Devon October 20, 2004 Oh dear, the ongoing saga of the vinegar
has taken a turn. Mother, it seems, has roared back to life with a vengeance.
All week I've been feeding her the remains of some particularly good
Italian reds I've been sampling for an article on wines for the holiday
season: Pian delle Vigne Brunello di Montalcino, Le Salette Amarone,
a good Chianti Classico, some beefy Primitivo wines from Puglia, an
organic from Sicily. She has plumped up nicely and the white haze on
the surface and the strong acetic aromas emanating from the vat (which
I've been keeping in the dining room by my chair, much to Kim's annoyance
and disgust) has been encouraging.
It seems the vinegar is now so vigorous and, well, so vinegary that
it's somehow eaten through the rubber seal on the spigot of my 25 litre
vat, deep, red, staining vinegar seeping out in a pond all over the
wood floor. To be honest, I didn't notice at first, so intent was I
on reading about the latest Red Sox victory in the unlikeliest comeback
in this year's pennant race against the hated Yankees. My god, I cry
on discovery: what a dreadful waste! My god, Kim cries on discovery:
what a dreadful mess!
So, on the
dot of 9am I hot-footed up the church steps into town to the local ironmongers,
but nothing. Then down the road to the kitchen shop: all they could
offer were large preserving type jars, maybe 2 litres each. Fine, I'll
take three, clamber down the steps again, move the still leaking vat
to the kitchen sink. There I roll up my sleeves and hoik out hunks of
the slippery mother, now like a pulsing, living, throbbing bloody slab
of raw liver, and clearly ravenous for more wine. Blood red vinegar
running down my arms and staining my hands, I grab a hunk of the mother
and place into each of the 3 jars. Then I top up with the vinegar I've
salvaged, plus with more fine Italian red wines.

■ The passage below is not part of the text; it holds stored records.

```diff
diff --git a/tf-keras-deeplabv3p-model-set_amd/csrc/pwconv.hip b/tf-keras-deeplabv3p-model-set_amd/csrc/pwconv.hip
--- a/tf-keras-deeplabv3p-model-set_amd/csrc/pwconv.hip
+++ b/tf-keras-deeplabv3p-model-set_amd/csrc/pwconv.hip
@@ -1810,6 +1810,12 @@
   block_reduce_store<1>(acc, active, pl, cl, c4s, px, cbase4, C, partials + (size_t)bx * C);
 }
 
+int dl3p_wgrad_sb_fold_plan(int M, int K, int N, int max_slabs, int per_cu, int* ktiles, int* ntiles, int* mrows);
+static int wgrad_sb_fold_slabs(int M, int K, int N, size_t max_slabs, int* kt, int* nt, int* mrows) {
+  if (max_slabs > (size_t)DL3P_MAX_STAT_ROWS) max_slabs = DL3P_MAX_STAT_ROWS;
+  return dl3p_wgrad_sb_fold_plan(M, K, N, (int)max_slabs, g_sbw_force_pc, kt, nt, mrows);
+}
+
 extern "C" size_t dl3p_pwconv_bwd_weight_workspace(int M, int K, int N) {
   if (M <= 0 || K <= 0 || N <= 0) return 0;
   int kt, nt, s, mc;
@@ -1821,6 +1827,8 @@
     int kf, nw, kt2, nt2, mrows;
     const size_t s2 = (size_t)wgrad_sb_route(M, K, N, DL3P_MAX_STAT_ROWS, &kf, &nw, &kt2, &nt2, &mrows) * K * N;
     if (s2 > a) a = s2;
+    const size_t s3 = (size_t)wgrad_sb_fold_slabs(M, K, N, DL3P_MAX_STAT_ROWS, &kt2, &nt2, &mrows) * K * N;
+    if (s3 > a) a = s3;
   }
   size_t b = (size_t)512 * N;
   return (a > b ? a : b) * sizeof(float);
@@ -1900,13 +1908,24 @@
 }
 
 
+void dl3p_launch_wgrad_sb_fold(const float* x, int ldx, const float* scale, const float* shift, int act, const float* g, int ldg,
+                               const float* z, int ldz, const float* bn_scale, const float* bn_shift, int bn_act, const float* mean,
+                               const float* invstd, const float* coef, float* dz, int lddz, float* slabs, int M, int K, int N,
+                               int ktiles, int ntiles, int mrows, int splits, hipStream_t st);
+static int wgrad_sb_fold_route(int M, int K, int N, size_t max_slabs, int* kt, int* nt, int* mrows) {
+  const char* on = getenv("DL3P_FOLD_APPLY_SB");
+  if ((on && atoi(on) == 0) || !split_wgrad_on()) return 0;
+  return wgrad_sb_fold_slabs(M, K, N, max_slabs, kt, nt, mrows);
+}
 static int wgrad_bn_route(int M, int K, int N) {
   SmallShape sh;
   if (M <= 64 || dl3p_pw_tiny_applies(M) || N % 4 || K % 4) return 0;
   if (M >= 16 && wgrad_small_pick(K, N, &sh)) return (sh.kt == 2 && sh.ntn == 12) ? 0 : 1;
   int kw, nw;
   wgrad_pick_tile(M, K, N, &kw, &nw);
-  return (K <= 64 * kw && !(kw == 2 && nw == 8)) ? 2 : 0;
+  if (K <= 64 * kw && !(kw == 2 && nw == 8)) return 2;
+  int kt, nt, mrows;
+  return wgrad_sb_fold_route(M, K, N, DL3P_MAX_STAT_ROWS, &kt, &nt, &mrows) > 0 ? 3 : 0;
 }
 
 extern "C" int dl3p_pwconv_bwd_weight_bn_supported(int M, int K, int N) { return wgrad_bn_route(M, K, N) != 0; }
@@ -1930,6 +1949,7 @@
   }
   DL3P_CHECK_ARG(rows_out && workspace && aligned16(workspace) && save_mean && save_invstd && coef && dz != g,
                  "%s: bad arguments", fn);
+  const int route = wgrad_bn_route(M, K, N);
   DL3P_CHECK_ARG(dl3p_pwconv_bwd_weight_bn_supported(M, K, N), "%s: shape M=%d K=%d N=%d is not served by the tiled kernel", fn,
                  M, K, N);
   const int ldmax = ldx > ldg ? (ldx > ldz ? ldx : ldz) : (ldg > ldz ? ldg : ldz);
@@ -1947,7 +1967,13 @@
   p.b_coef = coef; p.b_act = bn_act; p.DZ = dz; p.lddz = lddz;
   int splits;
   SmallShape sh;
-  if (wgrad_bn_route(M, K, N) == 1 && wgrad_small_pick(K, N, &sh)) {
+  if (route == 3) {
+    int kt3, nt3, mrows;
+    splits = wgrad_sb_fold_route(M, K, N, workspace_bytes / ((size_t)K * N * 4), &kt3, &nt3, &mrows);
+    DL3P_CHECK_ARG(splits > 0, "%s: no plan for M=%d K=%d N=%d", fn, M, K, N);
+    dl3p_launch_wgrad_sb_fold(x, ldx, in_scale, in_shift, in_act, g, ldg, z, ldz, bn_scale, bn_shift, bn_act, save_mean, save_invstd,
+                              coef, dz, lddz, workspace, M, K, N, kt3, nt3, mrows, splits, (hipStream_t)stream);
+  } else if (route == 1 && wgrad_small_pick(K, N, &sh)) {
     splits = wgrad_small_grid(M, sh.kt, sh.ntn);
     launch_wgrad_small_any<true>(p, sh, splits, (hipStream_t)stream);
   } else {
```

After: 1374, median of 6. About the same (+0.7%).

I've also been tasting some rather good whites. I know that white mothers
are supposed to be different from red, but why? I add some water to
the third jar to rinse off some of the deep red colour, then drain (hoping
that I haven't killed her). I've now topped up with Pinot Bianco from
the Südtirol, Chardonnay from Umbria, the remains of a rather good
Fiano di Avellino from Campania, a mediocre Grillo from Sicily. Will
it work? Will mother cooperate? Will we have white as well as red wine
be revealed, I hope, in the fullness of time.